I think the difference is mediums that have reached a certain size and cultural influence that they are effectively modern public forums. If all public discussion is on happening on these private platforms then they a civic duty to not suppress speech.
What's happening is people conflate "not suppressing speech" with "supporting hate speech." They don't support anything. They're nothing more at this point than a public space maintained by a private entity. Private entities I'll add that are essentially subsidized by taxpayers due to not meeting their obligations of paying their taxes, and no I'm not talking about minimizing tax obligations[0].
Obscenity as a legal term is complicated. Culturally, even more so. One person's "obscenity" is another person's "vernacular of the street." What is obscene in Kuwait might be an everyday greeting in Sydney.
Primarily, you are arguing for compelling corporation to expend effort and expense to carry content deemed objectionable by officers of that company, and I'm not sure you've thought that through. You might think politically-[whatever] voices are being silenced--absent evidence--but if the US government decides to violate hundreds of years of established norms and force websites to cease censoring content, it won't be just content you favor that explodes. And if the US government can force Facebook and Twitter to carry content they don't like, then what legal standard separates them from Hacker News, for example?

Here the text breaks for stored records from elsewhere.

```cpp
template <int NT, int NB, int NWV, bool PL = false, bool FULLC = false>
struct GramWave {
    using S = GramShape<NT>;
    static constexpr int ZW = S::ZW, RS = S::RS, TR = S::TR, WT = S::WT, PK = S::PK, NI = S::NI;

    const fm_gram_args& a;
    int64_t r0, r1;
    int w, lane, ntile;
    double xv[ZW - 1];
    int lv = 0;
    double xw[1];
    int lw = 0;
    double acc[NB][NI];

    __device__ __forceinline__ GramWave(const fm_gram_args& a_, int64_t r0_, int64_t r1_, int w_)
        : a(a_), r0(r0_), r1(r1_), w(w_), lane((int)threadIdx.x & (WAVE - 1)),
          ntile((int)((r1_ - r0_ + TR - 1) / TR)) {}

    __device__ __forceinline__ void load_row(int t) {
        typedef const __attribute__((address_space(1))) char* gptr;
        const int64_t t0 = r0 + (int64_t)t * TR;
        const int64_t last = r1 - 1 - t0;
        const uint32_t lo = last < 0 ? 0u : (last < lane ? (uint32_t)last : (uint32_t)lane);
        const int64_t tb = last < 0 ? r1 - 1 : t0;
        const double* cb = a.cols + tb;
        if constexpr (PL) {
            const uint32_t* hb = a.hi_plane + tb;
            const uint32_t* lb = a.lo_plane + tb;
#pragma unroll
            for (int c = 0; c < ZW - 1; ++c) {
                const uint32_t h = *(const __attribute__((address_space(1))) uint32_t*)((gptr)hb + lo * 4u);
                const uint32_t l = *(const __attribute__((address_space(1))) uint32_t*)((gptr)lb + lo * 4u);
                xv[c] = __longlong_as_double((long long)(((uint64_t)h << 32) | l));
                const int64_t step = FULLC || c + 1 < a.ncols ? a.plane_stride : 0;
                hb += step;
                lb += step;
                asm("" : "+s"(hb), "+s"(lb));
            }
        } else {
#pragma unroll
            for (int c = 0; c < ZW - 1; ++c) {
                xv[c] = *(const __attribute__((address_space(1))) double*)((gptr)cb + lo * 8u);
                cb += FULLC || c + 1 < a.ncols ? a.col_stride : 0;
                asm("" : "+s"(cb));
            }
        }
        const uint8_t* lvbase = a.level ? a.level : (const uint8_t*)a.seg_off;
        lv = *((gptr)(a.level ? lvbase + tb : lvbase) + (a.level ? lo : 0u));
    }

    __device__ __forceinline__ void prefetch() {
        if (w < ntile) load_row(w);
    }

    __device__ __forceinline__ void run(const double (*prm)[32], const uint8_t* lut, bool scaled,
                                        double* tile, const double* zblk) {
        constexpr BlockPairs<4 * NT> BP{};
        const int nmodels = a.nmodels, nlevels = a.nlevels;
        const int lvand = a.level ? 0xFF : 0;
        const uint32_t colmask = a.ncols >= 32 ? ~0u : (1u << a.ncols) - 1u;
#pragma unroll
        for (int b = 0; b < NB; ++b)
#pragma unroll
            for (int k = 0; k < NI; ++k) acc[b][k] = 0.0;
        double* wt = tile + w * WT;
        const int kx = lane & 3, kb = (lane >> 2) & 3, kr = lane >> 4;
        int oa[NI], ob[NI];
#pragma unroll
        for (int k = 0; k < NI; ++k) {
            oa[k] = kr * RS + (NT == 1 ? lane & 15 : 4 * BP.I[4 * k + kb] + kx);
            ob[k] = kr * RS + (NT == 1 ? ((lane & 15) + 4 * k) & 15 : 4 * BP.J[4 * k + kb] + kx);
        }
        const int mmv = (int)a.model_mask[lane < nmodels ? lane : 0];
        uint32_t mm[FM_MAX_MODELS];
#pragma unroll
        for (int m = 0; m < FM_MAX_MODELS; ++m)
            mm[m] = (uint32_t)__builtin_amdgcn_readlane(mmv, m < nmodels ? m : 0);

        auto tile_step = [&](int t, int tnext) {
            const int64_t row = r0 + (int64_t)t * TR + lane;
            uint32_t nn = 0;
#pragma unroll
            for (int c = ZW - 2; c >= 0; --c) nn = push_valid(nn, xv[c]);
            const bool inr = row < r1;
            nn &= inr ? colmask : 0u;
            uint32_t pat = 0;
#pragma unroll
            for (int m = 0; m < FM_MAX_MODELS; ++m)
                if (m < nmodels && (nn & mm[m]) == mm[m]) pat |= 1u << m;
            const int pid = inr ? (int)lut[pat] : 255;
            const int lvm = lv & lvand;
            const int lvl = lvm < nlevels ? lvm : nlevels - 1;
            const int bucket = pid != 255 ? pid * nlevels + lvl : -1;
            constexpr int KB = NB <= 1 ? 0 : NB <= 2 ? 1 : NB <= 4 ? 2 : NB <= 8 ? 3 : 4;
            const bool valid = bucket >= 0;
            const uint64_t bv = __ballot(valid);
            uint64_t bit[KB > 0 ? KB : 1];
#pragma unroll
            for (int i = 0; i < KB; ++i) bit[i] = __ballot(valid && ((bucket >> i) & 1));
            uint32_t eql = (uint32_t)bv, eqh = (uint32_t)(bv >> 32), ltl = 0, lth = 0;
#pragma unroll
            for (int i = KB - 1; i >= 0; --i) {
                const uint32_t tm = 0u - (uint32_t)((bucket >> i) & 1);
                const uint32_t bl = (uint32_t)bit[i], bh = (uint32_t)(bit[i] >> 32);
                ltl |= eql & ~bl & tm;
                lth |= eqh & ~bh & tm;
                eql &= ~(bl ^ tm);
                eqh &= ~(bh ^ tm);
            }
            const int dest = __popc(ltl) + __popc(lth) +
                             (int)__builtin_amdgcn_mbcnt_hi(eqh, __builtin_amdgcn_mbcnt_lo(eql, 0u));
            if (valid) {
                double* dst = wt + dest * RS;
                dst[0] = 1.0;
                if (scaled) {
#pragma unroll
                    for (int c = 0; c < ZW - 1; ++c)
                        dst[1 + c] = (hw_min(hw_max(xv[c], prm[0][c]), prm[1][c]) - prm[2][c]) * prm[3][c];
                } else {
#pragma unroll
                    for (int c = 0; c < ZW - 1; ++c)
                        dst[1 + c] = hw_min(hw_max(xv[c], prm[0][c]), prm[1][c]) - prm[2][c];
                }
            }
            if (tnext < ntile) load_row(tnext);
            __builtin_amdgcn_fence(__ATOMIC_RELEASE, "wavefront");
            __builtin_amdgcn_wave_barrier();
            __builtin_amdgcn_fence(__ATOMIC_ACQUIRE, "wavefront");
            if constexpr (NT == 1) {
                const int abase = (lane >> 4) * RS + (lane & 15);
                const double* rd = wt + abase;
                double An = rd[0];
                int off = 0;
#pragma unroll
                for (int b = 0; b < NB; ++b) {
                    uint64_t mb = bv;
#pragma unroll
                    for (int i = 0; i < KB; ++i) mb &= ((b >> i) & 1) ? bit[i] : ~bit[i];
                    const int n = (int)__popcll(mb);
                    auto group = [&](int g, const double cur, double& nxt) {
                        const int rn = g + 4 < n ? off + g + 4 : off + n;
                        nxt = rd[rn * RS];
                        const double A = kr < n - g ? cur : 0.0;
                        const double B1 = dpp_f64<0x12C>(A), B2 = dpp_f64<0x128>(A);
                        acc[b][0] = __builtin_amdgcn_mfma_f64_4x4x4f64(A, A, acc[b][0], 0, 0, 0);
                        acc[b][1] = __builtin_amdgcn_mfma_f64_4x4x4f64(A, B1, acc[b][1], 0, 0, 0);
                        acc[b][2] = __builtin_amdgcn_mfma_f64_4x4x4f64(A, B2, acc[b][2], 0, 0, 0);
                    };
                    for (int g = 0; g < n; g += 4) {
                        const double Ar = An;
                        group(g, Ar, An);
                    }
                    off += n;
                }
            } else {
                const double* rp = wt;
#pragma unroll
                for (int b = 0; b < NB; ++b) {
                    uint64_t mb = bv;
#pragma unroll
                    for (int i = 0; i < KB; ++i) mb &= ((b >> i) & 1) ? bit[i] : ~bit[i];
                    const int n = (int)__popcll(mb);
                    int g = 0;
                    for (; g + 4 <= n; g += 4, rp += 4 * RS) {
#pragma unroll
                        for (int k = 0; k < NI; ++k)
                            acc[b][k] = __builtin_amdgcn_mfma_f64_4x4x4f64(rp[oa[k]], rp[ob[k]], acc[b][k], 0, 0, 0);
                    }
                    if (g < n) {
                        const double* bp = g + kr < n ? rp : zblk;
#pragma unroll
                        for (int k = 0; k < NI; ++k)
                            acc[b][k] = __builtin_amdgcn_mfma_f64_4x4x4f64(bp[oa[k]], bp[ob[k]], acc[b][k], 0, 0, 0);
                        rp += (n - g) * RS;
                    }
                }
            }
            __builtin_amdgcn_fence(__ATOMIC_RELEASE, "wavefront");
            __builtin_amdgcn_wave_barrier();
            __builtin_amdgcn_fence(__ATOMIC_ACQUIRE, "wavefront");
        };
        for (int t = w; t < ntile; t += NWV) tile_step(t, t + NWV);
    }

    __device__ __forceinline__ void epilogue(double* tile, double* outp, int nbr) {
        constexpr BlockPairs<4 * NT> BP{};
        constexpr int NBATCH = (NWV * WT) / (NWV * PK) < NB ? (NWV * WT) / (NWV * PK) : NB;
        static_assert(NBATCH >= 1, "epilogue image does not fit the tile area");
        const int kx = lane & 3, kb = (lane >> 2) & 3, kr = lane >> 4;
        const int tid = (int)threadIdx.x;
        int od[NI];
#pragma unroll
        for (int k = 0; k < NI; ++k) {
            int r, c;
            bool keep;
            if (NT == 1) {
                r = 4 * kb + kr;
                c = 4 * ((kb + k) & 3) + kx;
                keep = !(k == 2 && kb >= 2) && !(k == 0 && kr > kx);
            } else {
                const int p = 4 * k + kb;
                r = 4 * BP.I[p] + kr;
                c = 4 * BP.J[p] + kx;
                keep = p < BlockPairs<8>::P && !(BP.I[p] == BP.J[p] && kr > kx);
            }
            const int i = r < c ? r : c, j = r < c ? c : r;
            od[k] = keep ? i * ZW - (i * (i - 1)) / 2 + (j - i) : -1;
        }
        __syncthreads();
#pragma unroll
        for (int b0 = 0; b0 < NB; b0 += NBATCH) {
            if (b0 >= nbr) break;
#pragma unroll
            for (int bb = 0; bb < NBATCH; ++bb) {
                const int b = b0 + bb;
                if (b >= NB) continue;
                double* img = tile + (w * NBATCH + bb) * PK;
#pragma unroll
                for (int k = 0; k < NI; ++k)
                    if (od[k] >= 0) img[od[k]] = acc[b][k];
            }
            __syncthreads();
            for (int e = tid; e < NBATCH * PK; e += NWV * WAVE) {
                const int bb = e / PK, f = e - bb * PK;
                const int b = b0 + bb;
                if (b < nbr) {
                    double s = tile[bb * PK + f];
#pragma unroll
                    for (int ww = 1; ww < NWV; ++ww) s += tile[(ww * NBATCH + bb) * PK + f];
                    outp[(int64_t)b * PK + f] = s;
                }
            }
            __syncthreads();
        }
    }
};

}
}
```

I'd rather leave the definition of obscenity to the courts than to a private company.
If a company wants to editorialize their content and provide moderation when they deem fit then they specifically should lose their protections under section 230.
That is completely the opposite of how section 230 works, and section 230 is the entire reason websites like Hacker News are allowed to exist. Your argument has now gotten even worse, not better!
If a company loses Section 230 protections, the safest move is to disable user content completely. No comments anywhere. The next-safest move is to be extremely heavy-handed editorially, since any comment left alone could be the basis for a company-ending lawsuit. Whatever views you believe are being censored now, I guarantee you they would be actually censored completely without Section 230.
Read Section 230[0]. It's the foundation of the modern internet and says almost exactly the opposite of what you're suggesting. Read 230(c)(2)(A) twice.
What's happening is people conflate "not suppressing speech" with "supporting hate speech." They don't support anything. They're nothing more at this point than a public space maintained by a private entity. Private entities I'll add that are essentially subsidized by taxpayers due to not meeting their obligations of paying their taxes, and no I'm not talking about minimizing tax obligations[0].
[0] - https://www.theverge.com/2020/2/19/21144291/facebook-irs-law...
And nobody ever said "no matter how objectionable." We still have limits on obscenity.